The number is equivalent to:

$(n-4) + (n-5) \cdot n + (n-2) \cdot n^2 + (n-3) \cdot n^3 +(n-1) \cdot n^4$

Taking $\mod {(n+1)}$ and using the fact that $n = -1\mod {(n+1)}$ :

$(n-4) + (n-5) \cdot -1 + (n-2) \cdot {(-1)}^2 + (n-3) \cdot {(-1)}^3 +(n-1) \cdot {(-1)}^4 \mod {(n+1)}$

$(n-4) - (n-5) + (n-2) - (n-3) +(n-1) \mod {(n+1)}$

$1 + 1 + n - 1 \mod{(n+1)}$

$n+1 \mod{(n+1)}$

$0 \mod{(n+1)}$

The number is therefore divisible.

As stated Alex G also stated in his(or her, to exonerate myself of sexism) solution , the number is equivalent to:

$(n-4) + (n-5).n + (n-2) . n^2 + (n-3) . n^3 + (n-1).n^4$

Now , if $n+1$ were to divide the given number , $n=-1$ must be a solution to the equation :

$(n-4) + (n-5).n + (n-2) . n^2 + (n-3) . n^3 + (n-1).n^4 = 0$

Plugging in $n=-1$ :

$-5 + (-6)(-1) + (-3)(1) + (-4)(-1) + (-2)(1) = 0$

And thus the number is actually divisible by $n+1$ .

Note that the number listed is equivalent to $(n-1)*n^4+(n-3)*n^3+(n-2)*n^2+(n-5)*n+n-4$ Now, we want to know if n+1 divides the given polynomial.
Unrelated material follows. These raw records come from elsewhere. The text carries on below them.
template <int KSTEPS>
static void panel_launch(const PanelParams& p, int rows, int ln, hipStream_t s) {
    const int r = rows == 1128 ? 128 : rows;
    dim3 grid((p.M + r - 1) / r);
    if (rows == 1128) {
        if (ln) hipLaunchKernelGGL((panel_kernel<KSTEPS, 1, 1, 16>), grid, dim3(1024), 0, s, p);
        else    hipLaunchKernelGGL((panel_kernel<KSTEPS, 1, 0, 16>), grid, dim3(1024), 0, s, p);
    } else if (ln) {
        if (rows == 128) hipLaunchKernelGGL((panel_kernel<KSTEPS, 2, 1, 8>), grid, dim3(512), 0, s, p);
        else             hipLaunchKernelGGL((panel_kernel<KSTEPS, 1, 1, 8>), grid, dim3(512), 0, s, p);
    } else {
        if (rows == 128) hipLaunchKernelGGL((panel_kernel<KSTEPS, 2, 0, 8>), grid, dim3(512), 0, s, p);
        else             hipLaunchKernelGGL((panel_kernel<KSTEPS, 1, 0, 8>), grid, dim3(512), 0, s, p);
    }
}

extern "C" int64_t unast_panel_gemm_lnbwd_ws_floats(int M) { return (int64_t)((M + 127) / 128) * 2 * 256; }

extern "C" int unast_panel_gemm_lnbwd(const float* A, int lda, const void* w_planes, int64_t plane_bytes, int M, int K, const float* R, int ldr,
                                      const float* z, int ldz, const float* mean, const float* rstd, const float* gamma,
                                      float* dz, int lddz, float* dz_drop, int lddrop, float* part, int64_t part_floats,
                                      float drop_p, unsigned int seed, unsigned int stream_id, hipStream_t stream) {
    UNAST_REQUIRE(A && w_planes && z && mean && rstd && gamma && dz && M > 0, "unast_panel_gemm_lnbwd: null pointer");
    UNAST_REQUIRE(K > 256 && (K & 63) == 0 && (lda & 3) == 0 && (lddz & 3) == 0 && (ldz & 3) == 0 && (!R || (ldr & 3) == 0) && (!dz_drop || (lddrop & 3) == 0) &&
                  ((((uintptr_t)A) | ((uintptr_t)dz) | ((uintptr_t)w_planes) | ((uintptr_t)z) | ((uintptr_t)R) | ((uintptr_t)dz_drop) | ((uintptr_t)gamma)) & 15) == 0,
                  "unast_panel_gemm_lnbwd: needs K > 256, K %% 64 == 0, 16-byte row strides and aligned operands (K=%d)", K);
    UNAST_REQUIRE(!part || part_floats >= unast_panel_gemm_lnbwd_ws_floats(M), "unast_panel_gemm_lnbwd: partials buffer too small");
    UNAST_REQUIRE(dz_drop || drop_p <= 0.f, "unast_panel_gemm_lnbwd: dropout needs the second output");
    {
        const size_t ld_max = (size_t)std::max(std::max(lda, lddz), std::max(std::max(R ? ldr : 0, ldz), dz_drop ? lddrop : 0));
        UNAST_REQUIRE(((size_t)M + 127) / 128 * 128 * ld_max * 4 < (size_t)0x7FFFFFF0u, "unast_panel_gemm_lnbwd: operand exceeds the 2 GiB a buffer descriptor addresses");
    }
    PanelParams q = {};
    q.stamps = nullptr;
    q.A = A; q.lda = lda; q.W = (const unsigned char*)w_planes; q.plane_bytes = (size_t)plane_bytes; q.C = dz; q.ldc = lddz; q.M = M; q.N = 256; q.K = K; q.ncg = 4;
    q.R = R; q.ldr = ldr; q.Z = z; q.ldz = ldz; q.mean = const_cast<float*>(mean); q.rstd = const_cast<float*>(rstd); q.gamma = gamma;
    q.Y = dz_drop; q.ldy = lddrop; q.part = part;
    q.drop_thresh = dz_drop ? drop_threshold(drop_p) : 0u; q.drop_scale = drop_p > 0.f ? 1.f / (1.f - drop_p) : 1.f; q.seed = seed; q.stream = stream_id;
    hipLaunchKernelGGL((kpanel_kernel<2>), dim3((M + 127) / 128, 1), dim3(1024), 0, stream, q);
    return unast_check_launch("unast_panel_gemm_lnbwd");
}

extern "C" int unast_panel_debug_stamps(void* dev_buf) { g_panel_stamps = (unsigned long long*)dev_buf; return 0; }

To do so, we can use synthetic division. We can do this one of two ways (both of which work.) You can either expand out the polynomial into $n^5-2n^3-n^2-4n-4$ , which either synthetic division or plugging in 1 both prove that n+1 divides the polynomial. The other way (which I initially did) was to keep the coefficients in terms of $n$ (i.e. in the form of the digits shown above). Synthetically dividing that polynomial yields $(n-1)-(n-3)+(n-2)-(n-5)+(n-4)=n+1$ . Since the remainder is $n+1$ when divided by $n+1$ , it is clear that $n+1$ divides the polynomial.

Woo hoo... Cool... Nice problem, Alex... I love bases! :)